Description of the task: Search the entries for the word "first" and copy each line that has it.

Source information:
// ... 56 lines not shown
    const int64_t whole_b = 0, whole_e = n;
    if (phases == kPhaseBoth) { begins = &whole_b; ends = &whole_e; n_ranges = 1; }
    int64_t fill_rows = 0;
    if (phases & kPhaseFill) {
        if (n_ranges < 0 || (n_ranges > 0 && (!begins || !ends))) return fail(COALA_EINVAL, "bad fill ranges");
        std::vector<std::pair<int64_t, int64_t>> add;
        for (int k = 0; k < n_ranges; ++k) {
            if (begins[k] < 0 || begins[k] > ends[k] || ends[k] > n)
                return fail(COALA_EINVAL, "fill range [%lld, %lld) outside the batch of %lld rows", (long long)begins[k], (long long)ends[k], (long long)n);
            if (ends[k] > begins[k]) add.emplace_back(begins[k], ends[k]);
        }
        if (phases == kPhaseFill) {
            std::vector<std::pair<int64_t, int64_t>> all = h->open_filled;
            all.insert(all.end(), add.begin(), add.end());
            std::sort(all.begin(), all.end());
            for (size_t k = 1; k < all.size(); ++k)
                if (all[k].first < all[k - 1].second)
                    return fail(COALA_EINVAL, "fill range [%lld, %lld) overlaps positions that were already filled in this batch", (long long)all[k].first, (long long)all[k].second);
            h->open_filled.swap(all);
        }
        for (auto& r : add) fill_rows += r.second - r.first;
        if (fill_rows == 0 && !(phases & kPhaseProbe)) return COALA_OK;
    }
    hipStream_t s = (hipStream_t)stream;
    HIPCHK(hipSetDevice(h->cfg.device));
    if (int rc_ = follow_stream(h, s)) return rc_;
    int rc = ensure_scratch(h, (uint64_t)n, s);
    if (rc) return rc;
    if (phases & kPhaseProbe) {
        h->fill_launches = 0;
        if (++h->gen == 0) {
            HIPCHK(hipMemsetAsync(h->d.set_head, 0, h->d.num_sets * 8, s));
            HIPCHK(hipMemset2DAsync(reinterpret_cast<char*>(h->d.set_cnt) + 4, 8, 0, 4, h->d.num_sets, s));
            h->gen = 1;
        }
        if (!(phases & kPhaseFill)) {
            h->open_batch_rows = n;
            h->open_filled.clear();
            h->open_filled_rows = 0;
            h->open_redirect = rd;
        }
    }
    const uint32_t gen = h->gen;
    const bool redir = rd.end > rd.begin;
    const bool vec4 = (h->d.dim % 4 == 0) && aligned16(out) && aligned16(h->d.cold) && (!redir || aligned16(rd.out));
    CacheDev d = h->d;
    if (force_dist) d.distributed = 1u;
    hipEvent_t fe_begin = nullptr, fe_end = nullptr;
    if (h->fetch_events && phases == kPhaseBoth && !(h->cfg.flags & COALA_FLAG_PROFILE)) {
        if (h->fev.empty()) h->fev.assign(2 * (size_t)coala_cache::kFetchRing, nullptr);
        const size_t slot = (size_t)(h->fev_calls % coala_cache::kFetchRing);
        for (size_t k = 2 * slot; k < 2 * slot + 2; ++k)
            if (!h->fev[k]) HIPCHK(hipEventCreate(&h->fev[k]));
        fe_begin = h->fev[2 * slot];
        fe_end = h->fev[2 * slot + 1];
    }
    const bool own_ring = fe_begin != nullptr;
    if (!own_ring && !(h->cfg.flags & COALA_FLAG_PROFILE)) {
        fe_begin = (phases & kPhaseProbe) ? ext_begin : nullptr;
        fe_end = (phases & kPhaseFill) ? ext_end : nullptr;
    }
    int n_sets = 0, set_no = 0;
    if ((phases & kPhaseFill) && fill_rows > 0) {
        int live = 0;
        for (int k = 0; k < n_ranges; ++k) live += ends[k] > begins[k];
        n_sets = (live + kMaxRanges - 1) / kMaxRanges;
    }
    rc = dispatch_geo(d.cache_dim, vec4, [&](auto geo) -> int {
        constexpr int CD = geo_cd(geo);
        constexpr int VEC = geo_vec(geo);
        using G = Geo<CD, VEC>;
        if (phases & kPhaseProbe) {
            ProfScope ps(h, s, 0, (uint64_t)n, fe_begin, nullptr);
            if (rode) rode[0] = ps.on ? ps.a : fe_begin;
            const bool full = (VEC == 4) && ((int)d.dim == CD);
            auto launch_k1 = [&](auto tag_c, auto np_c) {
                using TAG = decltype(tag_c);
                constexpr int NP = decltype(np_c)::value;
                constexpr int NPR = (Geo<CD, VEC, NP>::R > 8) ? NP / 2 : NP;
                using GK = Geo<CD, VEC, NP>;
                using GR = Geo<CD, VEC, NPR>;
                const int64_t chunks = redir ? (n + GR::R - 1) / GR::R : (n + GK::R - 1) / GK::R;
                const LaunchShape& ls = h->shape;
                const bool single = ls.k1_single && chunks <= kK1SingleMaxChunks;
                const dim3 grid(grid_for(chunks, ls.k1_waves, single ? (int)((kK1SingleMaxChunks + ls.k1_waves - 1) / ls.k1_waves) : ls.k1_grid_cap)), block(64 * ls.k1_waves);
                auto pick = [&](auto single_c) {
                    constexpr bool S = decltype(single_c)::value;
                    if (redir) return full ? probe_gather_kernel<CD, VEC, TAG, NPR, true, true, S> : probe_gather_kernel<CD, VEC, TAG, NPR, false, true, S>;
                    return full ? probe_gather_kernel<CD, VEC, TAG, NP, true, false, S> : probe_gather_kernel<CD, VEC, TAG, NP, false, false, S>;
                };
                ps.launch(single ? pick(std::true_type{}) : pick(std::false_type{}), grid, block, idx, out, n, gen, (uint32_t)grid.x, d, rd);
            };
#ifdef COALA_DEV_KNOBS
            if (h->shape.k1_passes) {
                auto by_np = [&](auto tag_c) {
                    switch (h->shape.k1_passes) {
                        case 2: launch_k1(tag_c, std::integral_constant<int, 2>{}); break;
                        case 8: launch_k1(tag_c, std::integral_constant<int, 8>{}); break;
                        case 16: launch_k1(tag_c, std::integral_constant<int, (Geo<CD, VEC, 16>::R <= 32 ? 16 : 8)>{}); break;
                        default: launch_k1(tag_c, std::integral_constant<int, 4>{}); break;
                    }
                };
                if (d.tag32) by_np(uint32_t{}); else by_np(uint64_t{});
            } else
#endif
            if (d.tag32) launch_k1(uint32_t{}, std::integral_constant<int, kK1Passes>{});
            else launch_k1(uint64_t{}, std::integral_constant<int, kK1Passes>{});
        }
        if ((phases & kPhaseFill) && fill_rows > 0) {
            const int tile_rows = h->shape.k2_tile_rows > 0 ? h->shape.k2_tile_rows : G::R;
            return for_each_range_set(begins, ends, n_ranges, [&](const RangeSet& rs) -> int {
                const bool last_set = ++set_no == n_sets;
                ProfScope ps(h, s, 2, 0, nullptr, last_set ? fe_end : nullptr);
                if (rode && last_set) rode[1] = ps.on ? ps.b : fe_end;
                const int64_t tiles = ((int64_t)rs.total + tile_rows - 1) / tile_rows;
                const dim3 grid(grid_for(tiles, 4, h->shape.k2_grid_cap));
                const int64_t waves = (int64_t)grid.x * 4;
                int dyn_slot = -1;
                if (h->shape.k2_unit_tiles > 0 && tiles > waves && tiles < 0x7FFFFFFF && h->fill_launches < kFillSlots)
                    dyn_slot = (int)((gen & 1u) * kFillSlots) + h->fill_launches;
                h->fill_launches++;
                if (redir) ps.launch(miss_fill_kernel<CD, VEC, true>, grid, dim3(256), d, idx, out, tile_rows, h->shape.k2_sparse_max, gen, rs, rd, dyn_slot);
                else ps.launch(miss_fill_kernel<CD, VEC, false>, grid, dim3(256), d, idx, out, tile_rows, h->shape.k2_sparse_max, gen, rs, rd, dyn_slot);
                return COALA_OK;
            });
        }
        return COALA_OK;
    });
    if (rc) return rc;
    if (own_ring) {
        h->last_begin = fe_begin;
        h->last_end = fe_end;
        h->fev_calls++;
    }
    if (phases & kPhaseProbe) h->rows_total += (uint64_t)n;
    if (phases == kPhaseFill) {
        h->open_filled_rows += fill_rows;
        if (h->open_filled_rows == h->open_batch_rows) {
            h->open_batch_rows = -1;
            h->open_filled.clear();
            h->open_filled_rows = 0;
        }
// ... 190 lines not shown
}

Result of the task:
                if (all[k].first < all[k - 1].second)
                    return fail(COALA_EINVAL, "fill range [%lld, %lld) overlaps positions that were already filled in this batch", (long long)all[k].first, (long long)all[k].second);
        for (auto& r : add) fill_rows += r.second - r.first;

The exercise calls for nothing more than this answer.